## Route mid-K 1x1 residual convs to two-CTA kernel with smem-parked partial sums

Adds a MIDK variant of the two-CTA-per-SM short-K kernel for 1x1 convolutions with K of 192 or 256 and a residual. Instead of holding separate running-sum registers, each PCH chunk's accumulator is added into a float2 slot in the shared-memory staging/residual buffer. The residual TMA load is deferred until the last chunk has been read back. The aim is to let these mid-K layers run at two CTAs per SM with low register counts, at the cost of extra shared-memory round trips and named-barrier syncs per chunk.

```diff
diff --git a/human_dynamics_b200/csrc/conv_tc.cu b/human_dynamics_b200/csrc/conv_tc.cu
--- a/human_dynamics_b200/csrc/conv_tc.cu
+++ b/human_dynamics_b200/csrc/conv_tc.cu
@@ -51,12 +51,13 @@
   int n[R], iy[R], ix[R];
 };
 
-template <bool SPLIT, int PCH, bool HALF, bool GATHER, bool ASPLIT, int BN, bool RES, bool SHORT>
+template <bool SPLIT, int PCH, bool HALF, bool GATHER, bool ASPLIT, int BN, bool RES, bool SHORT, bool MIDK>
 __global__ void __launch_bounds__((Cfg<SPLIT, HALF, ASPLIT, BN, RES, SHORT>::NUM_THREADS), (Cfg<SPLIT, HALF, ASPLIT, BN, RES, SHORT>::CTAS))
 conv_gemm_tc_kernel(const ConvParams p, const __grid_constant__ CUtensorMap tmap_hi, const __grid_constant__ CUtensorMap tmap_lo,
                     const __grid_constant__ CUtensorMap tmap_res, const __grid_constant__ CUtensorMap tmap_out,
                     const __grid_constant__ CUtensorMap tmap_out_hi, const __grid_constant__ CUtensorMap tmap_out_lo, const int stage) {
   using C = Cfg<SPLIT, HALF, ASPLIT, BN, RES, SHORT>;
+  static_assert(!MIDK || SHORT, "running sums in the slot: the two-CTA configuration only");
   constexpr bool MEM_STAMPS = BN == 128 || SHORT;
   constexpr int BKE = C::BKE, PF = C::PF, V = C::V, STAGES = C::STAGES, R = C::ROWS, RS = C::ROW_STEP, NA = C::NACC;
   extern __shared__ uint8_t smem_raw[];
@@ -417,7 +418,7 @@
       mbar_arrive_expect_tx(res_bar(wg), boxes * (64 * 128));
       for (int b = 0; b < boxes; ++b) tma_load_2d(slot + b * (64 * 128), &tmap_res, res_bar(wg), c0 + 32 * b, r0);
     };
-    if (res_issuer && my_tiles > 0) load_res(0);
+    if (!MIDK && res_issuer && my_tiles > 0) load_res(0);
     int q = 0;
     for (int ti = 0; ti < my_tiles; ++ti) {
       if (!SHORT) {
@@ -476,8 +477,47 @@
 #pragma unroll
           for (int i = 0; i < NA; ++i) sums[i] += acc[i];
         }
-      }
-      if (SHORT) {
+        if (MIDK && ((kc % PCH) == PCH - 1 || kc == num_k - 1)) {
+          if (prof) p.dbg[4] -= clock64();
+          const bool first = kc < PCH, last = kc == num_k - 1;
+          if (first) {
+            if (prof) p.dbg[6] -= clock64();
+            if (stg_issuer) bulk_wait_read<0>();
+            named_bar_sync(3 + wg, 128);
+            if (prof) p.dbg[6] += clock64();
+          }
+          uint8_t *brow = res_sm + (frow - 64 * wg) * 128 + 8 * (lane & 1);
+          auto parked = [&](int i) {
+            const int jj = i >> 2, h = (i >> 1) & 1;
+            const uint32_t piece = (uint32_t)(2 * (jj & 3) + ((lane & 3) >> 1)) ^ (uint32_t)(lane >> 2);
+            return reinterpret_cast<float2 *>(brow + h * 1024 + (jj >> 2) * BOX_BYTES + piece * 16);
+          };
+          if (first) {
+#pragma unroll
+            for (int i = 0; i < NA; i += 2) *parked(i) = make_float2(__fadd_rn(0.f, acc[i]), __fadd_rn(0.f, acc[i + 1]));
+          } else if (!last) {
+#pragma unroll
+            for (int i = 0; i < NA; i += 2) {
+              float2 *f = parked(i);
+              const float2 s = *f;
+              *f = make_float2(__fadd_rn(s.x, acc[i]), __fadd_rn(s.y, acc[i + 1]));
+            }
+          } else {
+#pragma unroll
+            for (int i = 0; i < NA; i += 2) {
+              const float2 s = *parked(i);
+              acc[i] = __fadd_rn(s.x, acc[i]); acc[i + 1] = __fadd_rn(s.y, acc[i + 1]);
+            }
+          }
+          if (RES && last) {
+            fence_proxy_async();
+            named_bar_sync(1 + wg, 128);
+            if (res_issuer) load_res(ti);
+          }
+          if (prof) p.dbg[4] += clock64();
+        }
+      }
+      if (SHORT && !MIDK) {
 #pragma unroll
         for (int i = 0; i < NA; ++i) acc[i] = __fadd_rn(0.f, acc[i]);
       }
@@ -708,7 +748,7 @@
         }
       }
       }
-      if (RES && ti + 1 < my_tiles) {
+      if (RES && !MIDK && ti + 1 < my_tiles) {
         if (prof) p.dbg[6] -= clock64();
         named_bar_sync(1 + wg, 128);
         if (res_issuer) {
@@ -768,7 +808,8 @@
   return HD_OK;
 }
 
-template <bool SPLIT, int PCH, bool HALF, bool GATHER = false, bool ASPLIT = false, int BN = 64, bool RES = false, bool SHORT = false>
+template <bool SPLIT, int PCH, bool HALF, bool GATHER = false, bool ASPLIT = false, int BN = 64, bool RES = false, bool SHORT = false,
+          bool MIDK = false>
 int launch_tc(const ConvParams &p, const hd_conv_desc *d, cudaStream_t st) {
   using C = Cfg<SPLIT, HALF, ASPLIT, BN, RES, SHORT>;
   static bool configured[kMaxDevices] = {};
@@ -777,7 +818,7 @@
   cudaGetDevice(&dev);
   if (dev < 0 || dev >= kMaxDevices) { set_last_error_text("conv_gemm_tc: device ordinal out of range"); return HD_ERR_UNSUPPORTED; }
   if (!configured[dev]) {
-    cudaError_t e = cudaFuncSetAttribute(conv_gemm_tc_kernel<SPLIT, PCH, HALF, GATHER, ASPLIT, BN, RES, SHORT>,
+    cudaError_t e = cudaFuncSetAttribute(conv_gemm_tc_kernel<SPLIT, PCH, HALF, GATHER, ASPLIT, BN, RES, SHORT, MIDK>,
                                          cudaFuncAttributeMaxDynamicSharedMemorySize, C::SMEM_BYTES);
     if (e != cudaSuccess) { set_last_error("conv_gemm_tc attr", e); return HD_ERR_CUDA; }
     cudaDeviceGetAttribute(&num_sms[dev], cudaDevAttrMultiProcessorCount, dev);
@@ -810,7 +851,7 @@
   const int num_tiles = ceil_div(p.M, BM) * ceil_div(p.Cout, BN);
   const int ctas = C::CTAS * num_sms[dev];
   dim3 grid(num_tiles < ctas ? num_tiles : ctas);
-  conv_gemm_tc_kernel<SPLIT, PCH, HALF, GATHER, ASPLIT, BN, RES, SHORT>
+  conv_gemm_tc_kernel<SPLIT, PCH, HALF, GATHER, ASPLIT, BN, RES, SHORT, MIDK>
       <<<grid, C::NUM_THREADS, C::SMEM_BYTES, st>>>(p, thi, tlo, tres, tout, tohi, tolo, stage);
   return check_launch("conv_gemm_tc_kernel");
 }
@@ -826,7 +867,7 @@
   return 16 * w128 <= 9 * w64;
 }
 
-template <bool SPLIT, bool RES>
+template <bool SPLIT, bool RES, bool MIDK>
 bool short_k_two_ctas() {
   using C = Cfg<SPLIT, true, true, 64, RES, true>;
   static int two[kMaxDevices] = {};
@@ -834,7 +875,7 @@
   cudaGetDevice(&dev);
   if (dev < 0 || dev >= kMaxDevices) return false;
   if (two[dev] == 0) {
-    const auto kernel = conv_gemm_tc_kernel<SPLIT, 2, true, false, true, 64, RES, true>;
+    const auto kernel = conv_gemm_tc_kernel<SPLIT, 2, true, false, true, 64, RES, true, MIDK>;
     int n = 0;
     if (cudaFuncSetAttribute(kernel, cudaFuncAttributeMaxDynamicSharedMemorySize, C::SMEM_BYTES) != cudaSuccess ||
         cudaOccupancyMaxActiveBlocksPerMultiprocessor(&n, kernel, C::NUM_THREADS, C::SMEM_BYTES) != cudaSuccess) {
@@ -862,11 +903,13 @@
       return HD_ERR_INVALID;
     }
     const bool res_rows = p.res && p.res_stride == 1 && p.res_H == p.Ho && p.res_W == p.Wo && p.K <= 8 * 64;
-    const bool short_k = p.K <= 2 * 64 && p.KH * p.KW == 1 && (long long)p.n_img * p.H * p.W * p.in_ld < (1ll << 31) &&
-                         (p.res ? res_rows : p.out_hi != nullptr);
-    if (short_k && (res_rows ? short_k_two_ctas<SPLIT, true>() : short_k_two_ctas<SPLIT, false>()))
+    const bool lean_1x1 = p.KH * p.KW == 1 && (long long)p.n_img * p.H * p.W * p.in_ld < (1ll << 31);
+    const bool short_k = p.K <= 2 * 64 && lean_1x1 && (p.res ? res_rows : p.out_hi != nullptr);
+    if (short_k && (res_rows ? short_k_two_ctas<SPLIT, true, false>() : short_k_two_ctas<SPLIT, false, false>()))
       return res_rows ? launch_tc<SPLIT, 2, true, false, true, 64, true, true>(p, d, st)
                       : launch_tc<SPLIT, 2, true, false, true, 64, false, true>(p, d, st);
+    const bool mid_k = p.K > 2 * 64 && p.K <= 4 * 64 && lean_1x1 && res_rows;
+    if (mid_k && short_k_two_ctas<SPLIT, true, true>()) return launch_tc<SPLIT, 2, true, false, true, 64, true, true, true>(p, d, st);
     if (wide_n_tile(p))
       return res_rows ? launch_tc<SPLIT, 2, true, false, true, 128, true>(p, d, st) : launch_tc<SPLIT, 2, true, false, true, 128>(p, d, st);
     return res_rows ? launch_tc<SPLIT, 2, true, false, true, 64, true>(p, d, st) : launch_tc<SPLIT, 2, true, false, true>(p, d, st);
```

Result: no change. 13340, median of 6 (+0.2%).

* * * *

TASK DESCRIPTION: What lines above hold the word "piece"? Pull each one out.

WRITTEN ANSWER:
+            const uint32_t piece = (uint32_t)(2 * (jj & 3) + ((lane & 3) >> 1)) ^ (uint32_t)(lane >> 2);
+            return reinterpret_cast<float2 *>(brow + h * 1024 + (jj >> 2) * BOX_BYTES + piece * 16);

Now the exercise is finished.